Any help/advice would be appreciated x


----------



## thedogsmother (Aug 28, 2008)

Sorry can't tell you te pregnancy duration but our guppies bred like rabbits I felt horrible letting the babies get eaten so I always put the babies in a breeding trap like you have done, I fed them crushed up tropical flakes and always felt a bit sad when they went to the pet shop, apparently the babies can breed with each other as soon as the males start to get their pretty colours and if the babies inter breed the offspring will usually be unhealthy. Most female guppies bought from the pet shops are already pregnant. Most pet shops/aquarists will take the babies when they are old enough and most will usually trade you for them (we used to get fish food or filter sponges).


----------



## zany_toon (Jan 30, 2009)

Guppy gestation is anything between 21 and 40 days. Most fish shop will take the babies back and have a separate tank for the purpose of baby fish. THe baby guppies can be put in with the mollies as long as there isn't too much of a difference in size - this will depend on how far along your guppy is. I would contact your pet shop and ask if they will take them back. If not, you might end up with oodles of live food. Unless your like me and buy two more tanks to separate the male and female babies and keep them!!
As for the gravid spot, not always something to go by. I have kept guppies for years and all the females (other than the colourless ones and virginal females) had gravid spots. What to watch for is whether it gets bigger and darker than normal.
Hope all this helps!!


----------



## magpie (Jan 3, 2009)

Just a quick question, but when you say that you only have a small community tank, how small do you mean? I only ask because I've recently been researching sharks, and you do know that silver sharks can grow to over a foot in length don't you?? I think adults are generally recommended to be kept in a 6 foot tank.

If you already knew that then fair enough - I just wanted to make sure!


----------



## Guest (Apr 19, 2009)

magpie said:


> Just a quick question, but when you say that you only have a small community tank, how small do you mean? I only ask because I've recently been researching sharks, and you do know that silver sharks can grow to over a foot in length don't you?? I think adults are generally recommended to be kept in a 6 foot tank.
> 
> If you already knew that then fair enough - I just wanted to make sure!

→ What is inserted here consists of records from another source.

void ChainBackend::build_dw_jobs() {
    const int Kp = t->Kp, Kd = t->Kd;
    std::vector<DwJob> &jobs = jobs_host;
    struct RJ { int job; long long at, count, pair; size_t out; };
    std::vector<RJ> rjobs;
    auto new_job = [&]() { DwJob j{}; for (DwWave &w : j.w) w.shape = -1; jobs.push_back(j); return (int)jobs.size() - 1; };
    auto matrix = [&](int j, int K, int N, size_t g_kernel, long long g_bias, long long *at_bias) {
        const long long at = jobs[j].slot_floats;
        jobs[j].slot_floats += (long long)K * N;
        rjobs.push_back(RJ{j, at, (long long)K * N, 0, g_kernel});
        *at_bias = -1;
        if (g_bias >= 0) { *at_bias = jobs[j].slot_floats; jobs[j].slot_floats += 2 * N; rjobs.push_back(RJ{j, *at_bias, N, N, (size_t)g_bias}); }
        return at;
    };
    auto wave = [&](int j, int w, int shape, const float *A, int rtA, int a0, const float *B, int rtB, int b0, long long at, int K, int N, int c_lo, long long at_bias) {
        DwWave &d = jobs[j].w[w];
        d.A = A; d.rtA = rtA; d.a0 = a0; d.B = B; d.rtB = rtB; d.b0 = b0; d.shape = shape; d.out = at; d.ldc = N; d.row0 = a0 * 32; d.rows_valid = K;
        d.col0 = b0 * 32; d.c_lo = c_lo; d.c_hi = c_lo + N; d.bias_out = a0 == 0 ? at_bias : -1;
        const int cost = shape == 0 ? 256 : shape == 1 ? 198 : 68;
        if (cost > jobs[j].cost) jobs[j].cost = cost;
    };
    auto layer_job = [&](const float *X, const float *dY, size_t g_kernel, size_t g_bias) {
        const int j = new_job(); long long ab; const long long at = matrix(j, 256, 256, g_kernel, (long long)g_bias, &ab);
        for (int w = 0; w < 4; ++w) wave(j, w, 0, X, 8, 4 * (w >> 1), dY, 8, 4 * (w & 1), at, 256, 256, 0, ab);
    };
    for (int i = 7; i >= 1; --i) layer_job(act_at(i - 1), gout_at(10 - i), trunk[i].w + (size_t)(i == 5 ? Kp : 0) * 256, trunk[i].b);
    layer_job(act_at(7), gout_at(2), feature.w, feature.b);
    layer_job(act_at(8), gout_at(1), c1.w + (size_t)Kd * 256, c1.b);
    {
        const int j = new_job(); long long ab0, ab5;
        const long long at0 = matrix(j, Kp, 256, trunk[0].w, (long long)trunk[0].b, &ab0), at5 = matrix(j, Kp, 256, trunk[5].w, -1, &ab5);
        for (int w = 0; w < 2; ++w) { wave(j, w, 1, posO, ptiles, 0, gout_at(10), 8, 4 * w, at0, Kp, 256, 0, ab0); wave(j, 2 + w, 1, posO, ptiles, 0, gout_at(5), 8, 4 * w, at5, Kp, 256, 0, ab5); }
    }
    {
        const int j = new_job(); long long abd, ab2;
        const long long atd = matrix(j, Kd, 256, c1.w, -1, &abd), at2 = matrix(j, 256, 128, c2.w, (long long)c2.b, &ab2);
        for (int w = 0; w < 2; ++w) { wave(j, w, 1, dirO, dtiles, 0, gout_at(1), 8, 4 * w, atd, Kd, 256, 0, abd); wave(j, 2 + w, 0, act_at(9), 8, 4 * w, gout_at(0), 4, 0, at2, 256, 128, 0, ab2); }
    }
    {
        const int j = new_job(); long long abr, aba;
        const long long atr = matrix(j, 128, 3, rgb.w, (long long)rgb.b, &abr), ata = matrix(j, 256, 1, alpha.w, (long long)alpha.b, &aba);
        wave(j, 0, 2, act_at(10), 4, 0, t->dhead, 1, 0, atr, 128, 3, 0, abr);
        for (int w = 0; w < 2; ++w) wave(j, 1 + w, 2, act_at(7), 8, 4 * w, t->dhead, 1, 0, ata, 256, 1, 3, aba);
    }
    n_jobs = (int)jobs.size();
    size_t partial_floats = 0;
    for (DwJob &j : jobs) total_cost += j.cost;
    for (DwJob &j : jobs) {
        const long long slots = ((long long)j.cost * t->cus + total_cost - 1) / total_cost + 2;
        j.first_float = (long long)partial_floats; partial_floats += (size_t)(slots * j.slot_floats);
    }
    t->mem.alloc(&dw_partial, partial_floats);
    t->mem.upload(&this->jobs, jobs, "job");
    if (t->mem.rc == NTX_OK && (int)rjobs.size() > MAX_REDUCE_BATCH) t->mem.rc = ntx_set_error(NTX_E_INVALID, "trainer: too many weight gradients for one launch");
    long long rfirst = 0;
    for (size_t i = 0; i < rjobs.size() && t->mem.rc == NTX_OK; ++i) {
        ReduceJob &r = reduce.job[reduce.n++];
        const DwJob &j = jobs[rjobs[i].job];
        r.partial = dw_partial + j.first_float + rjobs[i].at; r.n_split = 0; r.stride = j.slot_floats; r.count = rjobs[i].count; r.pair = rjobs[i].pair;
        r.out = t->grad + rjobs[i].out; r.first = rfirst;
        rfirst += (rjobs[i].count + 255) / 256 * 256;
        reduce_job.push_back(rjobs[i].job);
    }
}

void ChainBackend::launch_pack(hipStream_t st) {
    const PackArgs pa{pack_seg, n_pack, pack_total};
    hipLaunchKernelGGL(pack_kernel, dim3((unsigned)((pack_total + 255) / 256)), dim3(256), 0, st, pa);
}
FwdArgs ChainBackend::fwd_args(long long M) const {
    FwdArgs f{}; f.stream = wfwd; f.stream_bytes = (uint32_t)(fwd_floats * sizeof(float)); f.aux = aux; f.M = M;
    f.ptiles = ptiles; f.dtiles = dtiles; f.pos = posO; f.dir = dirO;
    f.act = act; f.act_stride = act_stride; f.bits = bits; f.bits_stride = bits_stride;
    f.sigma = t->sigma; f.raw_rgb = t->raw_rgb;
    return f;
}
int ChainBackend::forward(const StepRays &r, hipStream_t st) {
    launch_pack(st);
    EncodeArgs e{}; e.r = r; e.posO = posO; e.ptiles = ptiles; e.dirO = dirO; e.dtiles = dtiles; e.dists = t->dists;
    if (t->ipe) hipLaunchKernelGGL(encode_kernel<true>, dim3((unsigned)r.n_blocks(), 2), dim3(64), 0, st, e);
    else hipLaunchKernelGGL(encode_kernel<false>, dim3((unsigned)r.n_blocks(), 2), dim3(64), 0, st, e);
    FwdArgs f = fwd_args(r.M());
    const bool hoist = (t->ipe || r.blur_idx < 0 || r.blur_idx < r.n_geo) && r.S % 32 == 0 && getenv("NERFTEX_TRAIN_NO_DIR_HOIST") == nullptr;
    if (hoist) {
        DirRowArgs dr{}; dr.r = r; dr.Kd = t->Kd; dr.w = t->w + c1.w; dr.bias = t->w + c1.b; dr.rows = dirrow; dr.splice = t->ipe ? r.blur_idx : -1;
        hipLaunchKernelGGL(dirrow_kernel, dim3((unsigned)r.n_rays), dim3(256), 0, st, dr);
    }
    f.dirrow = dirrow; f.n_rays = (int)r.n_rays; f.S = r.S;
    launch_fwd_chain(fwd_variant, hoist, st, chain_grid(r.M()), f);
    return NTX_OK;
}
int ChainBackend::forward_samples(const StepSamples &s, hipStream_t st) {
    if (int rc = takes_samples()) return rc;
    const long long M = s.n_live;
    if (M == 0) return NTX_OK;
    launch_pack(st);
    EncodeSamplesArgs e{}; e.s = s; e.posO = posO; e.ptiles = ptiles; e.dirO = dirO; e.dtiles = dtiles;
    hipLaunchKernelGGL(encode_samples_kernel, dim3((unsigned)blocks_of(M), 2), dim3(64), 0, st, e);
    FwdArgs f = fwd_args(M);
    f.dirrow = dirrow; f.n_rays = (int)s.n_rays; f.S = s.S;
// ... 23 lines not shown
    for (long long g = 0; g < G; ++g) {
        const unsigned long long *c = &h[g * (2 + 3 * n_jobs)];
        fprintf(f, "%lld %llu %llu", g, c[0] - t0, c[1] - t0);
        for (int j = 0; j < n_jobs; ++j) if (c[4 + 3 * j]) fprintf(f, "  j%d cost %d blocks %llu %llu-%llu", j, jobs[j].cost, c[2 + 3 * j], c[3 + 3 * j] - t0, c[4 + 3 * j] - t0);
        fprintf(f, "\n");
    }
    fclose(f);
}
#endif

Agreed, also what type of catfish are you referring to? Some species can grow huge.


----------



## zany_toon (Jan 30, 2009)

Re the other fish in the tank: 
Catfish, depending on the variety, will keep growing and eat whatever fish prevent them from growing - they can get aggressive to when their territorial instincts kick in. Speaking from experience. I had a pim pictus which ate £90 of fish in a few days because it was tring to grow bigger.
As for the silver shark, thay are limited to the space of the tank. As they are a commuity fish they are very unlikely to eat other fish in order to keep growing. I've been keeping them in everything from an 18 to 1 36 inch tank for the last 20 years and my sharks have never exceeded 5 inches. Black sharks are a totally different story. They will act like the catfish and get very territorial.


----------



## ldavidson84 (Feb 2, 2009)

Hi All, thanks for you advice. The tank i have is 5.7gallon, im worried about the shark now : I only went off the advice from the fish store. Is this too small for him???

Attached is a pic of my guppy, she doesnt look so big in this pic but she look bigger in the tank. Zany_toon or anyone with experience does she look pregnant? if so aprox how far?

Cheers Lea


----------



## magpie (Jan 3, 2009)

ldavidson84 said:


> Hi All, thanks for you advice. The tank i have is 5.7gallon, im worried about the shark now : I only went off the advice from the fish store. Is this too small for him???


Much, much too small! I may be wrong but I think it may be too small for your mollies as well (which I think can grow to about 4 inches?), and depending on the species of catfish you've got it could be too small for them too 

You definitely need to take the shark back and I'd be inclined to play hell with the staff who advised you 

I'd also add that tetras are a shoaling species and shouldn't be kept in groups of less than 6...


----------



## ldavidson84 (Feb 2, 2009)

magpie said:


> Much, much too small! I may be wrong but I think it may be too small for your mollies as well (which I think can grow to about 4 inches?), and depending on the species of catfish you've got it could be too small for them too
> 
> You definitely need to take the shark back and I'd be inclined to play hell with the staff who advised you
> 
> I'd also add that tetras are a shoaling species and shouldn't be kept in groups of less than 6...


:crying: oh no!!! I feel terrible, will they be ok until i can get a larger tank??? I told them how big the tank was and that i already had 3 guppies and they advised me on what to get  If i get a bigger tank i could add to the tetras also.


----------



## magpie (Jan 3, 2009)

It sounds mean to say it but some of the staff in fish shops know practically nothing! 

They should be ok for the moment... just a couple of quick questions though:

I know you already had some guppies in there, but how long has the tank been set up for?
As thats quite a small tank its probably best that you keep an eye on things like ammonia & nitrite - do you have a test kit for those?

If you want to keep the shark you'll have to invest in a big tank. To put it in perspective, I was recently researching to see if my sister could have a shark in her 20 gallon tank (as she wanted one for her little boy), and I was advised that the tank was too small. I'd also add that I've read that silver sharks are infact a shoaling species too, and do better in groups.

Edited to add: Oh, and do you know what kind of catfish you've got?


----------